**The problem**.
Begin with the first line of the entries below. Copy each line exactly, stopping after the one that contains "gx += ((k & 1) ? fd : -fd) * wyk * wzk;".
───── Data for processing
template <int F, int LAYOUT, bool INPUT_GRAD, bool MERGE>
__global__ __launch_bounds__(256) void hashgrid_bwd(const nesvor_grid_t g, const float* __restrict__ u,
                                                    const float* __restrict__ table, const float* __restrict__ dpe,
                                                    float* __restrict__ grad_table, float* __restrict__ grad_u,
                                                    int64_t N) {
  const int level = blockIdx.y;
  const int64_t i = (int64_t)blockIdx.x * 256 + threadIdx.x;
  const bool valid = i < N;
  const LevelParams p = load_level(g, level);
  const int64_t ii = valid ? i : N - 1;
  const float ux = u[3 * ii], uy = u[3 * ii + 1], uz = u[3 * ii + 2];
  const CellPos c = locate(p, ux, uy, uz);
  const int E = g.n_levels * F;
  float dy[F];
  if constexpr (LAYOUT == NESVOR_LAYOUT_ROW_MAJOR) {
    const float* o = dpe + (size_t)ii * E + level * F;
#pragma unroll
    for (int f = 0; f < F; ++f) dy[f] = valid ? o[f] : 0.f;
  } else {
#pragma unroll
    for (int f = 0; f < F; ++f) dy[f] = valid ? dpe[(size_t)(level * F + f) * N + ii] : 0.f;
  }
  uint32_t idx[8];
#pragma unroll
  for (int k = 0; k < 8; ++k) idx[k] = corner_index(p, c.gx + (k & 1), c.gy + ((k >> 1) & 1), c.gz + (k >> 2));

  if constexpr (INPUT_GRAD) {
    const float* tab = table + (size_t)p.offset * F;
    float gx = 0.f, gy = 0.f, gz = 0.f;
    float v[8][F];
#pragma unroll
    for (int k = 0; k < 8; ++k) load_feat<F>(tab + (size_t)idx[k] * F, v[k]);
#pragma unroll
    for (int k = 0; k < 8; ++k) {
      float fd = 0.f;
#pragma unroll
      for (int f = 0; f < F; ++f) fd = fmaf(v[k][f], dy[f], fd);
      const float wxk = (k & 1) ? c.wx : 1.f - c.wx, wyk = ((k >> 1) & 1) ? c.wy : 1.f - c.wy, wzk = (k >> 2) ? c.wz : 1.f - c.wz;
      gx += ((k & 1) ? fd : -fd) * wyk * wzk;
      gy += (((k >> 1) & 1) ? fd : -fd) * wxk * wzk;
      gz += ((k >> 2) ? fd : -fd) * wxk * wyk;
    }
    if (valid) {
      atomicAdd(grad_u + 3 * i + 0, p.scale * gx);
      atomicAdd(grad_u + 3 * i + 1, p.scale * gy);
      atomicAdd(grad_u + 3 * i + 2, p.scale * gz);
    }
  }

  float* gt = grad_table + (size_t)p.offset * F;
  float val[8][F];
#pragma unroll
  for (int k = 0; k < 8; ++k) {
    const float w = ((k & 1) ? c.wx : 1.f - c.wx) * (((k >> 1) & 1) ? c.wy : 1.f - c.wy) * ((k >> 2) ? c.wz : 1.f - c.wz);
#pragma unroll
    for (int f = 0; f < F; ++f) val[k][f] = w * dy[f];
  }

  bool pending = valid;
  if constexpr (MERGE) {
    const int lane = threadIdx.x & 63;
    for (int round = 0; round < 4; ++round) {
      const unsigned long long rem = __ballot(pending);
      if (rem == 0) break;
      const int leader = __ffsll((long long)rem) - 1;
      const uint32_t lx = __shfl(c.gx, leader, 64), ly = __shfl(c.gy, leader, 64), lz = __shfl(c.gz, leader, 64);
      const bool mine = pending && c.gx == lx && c.gy == ly && c.gz == lz;
      const unsigned long long grp = __ballot(mine);
      if (__popcll(grp) < 8) break;
#pragma unroll
      for (int k = 0; k < 8; ++k)
#pragma unroll
        for (int f = 0; f < F; ++f) {
          const float s = wave_sum(mine ? val[k][f] : 0.f);
          if (lane == leader) atomicAdd(gt + (size_t)idx[k] * F + f, s);
        }
      pending = pending && !mine;
    }
  }
  if (pending) {
#pragma unroll
    for (int k = 0; k < 8; ++k)
#pragma unroll
      for (int f = 0; f < F; ++f) atomicAdd(gt + (size_t)idx[k] * F + f, val[k][f]);
  }
}

constexpr int kMaxChunks = 256;
constexpr int kSubQueues = 8;
constexpr uint32_t kTailStride = 4096;
constexpr uint32_t kOverflowBase = kTailStride - NESVOR_MAX_LEVELS;
constexpr int kOwnerLdsFloats = 8192;

struct BwdPlan {
  uint32_t shift[NESVOR_MAX_LEVELS];
  uint32_t n_buckets;
  uint32_t n_chunks[NESVOR_MAX_LEVELS];
  uint32_t bucket_base[NESVOR_MAX_LEVELS];
  uint32_t cap[NESVOR_MAX_LEVELS];
  uint32_t slice[NESVOR_MAX_LEVELS];
  uint64_t rec_off[NESVOR_MAX_LEVELS];
  uint32_t n_sub;
  uint32_t box_slots;
  int32_t level_begin, level_end;
  int32_t accumulate_u;
};

template <int K, int J>
__device__ __forceinline__ void bitonic_merge(uint32_t& sv, int tid, uint32_t* sortbuf) {
  uint32_t other;
  if constexpr (J < 64) {
    other = lane_xor_u32<J>(sv, tid & 63);
  } else {
    __syncthreads();
    sortbuf[tid] = sv;
    __syncthreads();
    other = sortbuf[tid ^ J];
  }
  const bool keep_min = ((tid & K) == 0) == ((tid & J) == 0);
  sv = keep_min ? min(sv, other) : max(sv, other);
  if constexpr (J > 1) bitonic_merge<K, J / 2>(sv, tid, sortbuf);
}
template <int K>
__device__ __forceinline__ void bitonic_sort(uint32_t& sv, int tid, uint32_t* sortbuf) {
  if constexpr (K > 2) bitonic_sort<K / 2>(sv, tid, sortbuf);
  bitonic_merge<K, K / 2>(sv, tid, sortbuf);
}

__device__ __forceinline__ uint32_t spread3(uint32_t x) {
  x &= 0xffu;
  x = (x ^ (x << 8)) & 0x0300f00fu;
  x = (x ^ (x << 4)) & 0x030c30c3u;
  x = (x ^ (x << 2)) & 0x09249249u;
  return x;
}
──────────
**Solution for this exercise**.
template <int F, int LAYOUT, bool INPUT_GRAD, bool MERGE>
__global__ __launch_bounds__(256) void hashgrid_bwd(const nesvor_grid_t g, const float* __restrict__ u,
                                                    const float* __restrict__ table, const float* __restrict__ dpe,
                                                    float* __restrict__ grad_table, float* __restrict__ grad_u,
                                                    int64_t N) {
  const int level = blockIdx.y;
  const int64_t i = (int64_t)blockIdx.x * 256 + threadIdx.x;
  const bool valid = i < N;
  const LevelParams p = load_level(g, level);
  const int64_t ii = valid ? i : N - 1;
  const float ux = u[3 * ii], uy = u[3 * ii + 1], uz = u[3 * ii + 2];
  const CellPos c = locate(p, ux, uy, uz);
  const int E = g.n_levels * F;
  float dy[F];
  if constexpr (LAYOUT == NESVOR_LAYOUT_ROW_MAJOR) {
    const float* o = dpe + (size_t)ii * E + level * F;
#pragma unroll
    for (int f = 0; f < F; ++f) dy[f] = valid ? o[f] : 0.f;
  } else {
#pragma unroll
    for (int f = 0; f < F; ++f) dy[f] = valid ? dpe[(size_t)(level * F + f) * N + ii] : 0.f;
  }
  uint32_t idx[8];
#pragma unroll
  for (int k = 0; k < 8; ++k) idx[k] = corner_index(p, c.gx + (k & 1), c.gy + ((k >> 1) & 1), c.gz + (k >> 2));

  if constexpr (INPUT_GRAD) {
    const float* tab = table + (size_t)p.offset * F;
    float gx = 0.f, gy = 0.f, gz = 0.f;
    float v[8][F];
#pragma unroll
    for (int k = 0; k < 8; ++k) load_feat<F>(tab + (size_t)idx[k] * F, v[k]);
#pragma unroll
    for (int k = 0; k < 8; ++k) {
      float fd = 0.f;
#pragma unroll
      for (int f = 0; f < F; ++f) fd = fmaf(v[k][f], dy[f], fd);
      const float wxk = (k & 1) ? c.wx : 1.f - c.wx, wyk = ((k >> 1) & 1) ? c.wy : 1.f - c.wy, wzk = (k >> 2) ? c.wz : 1.f - c.wz;
      gx += ((k & 1) ? fd : -fd) * wyk * wzk;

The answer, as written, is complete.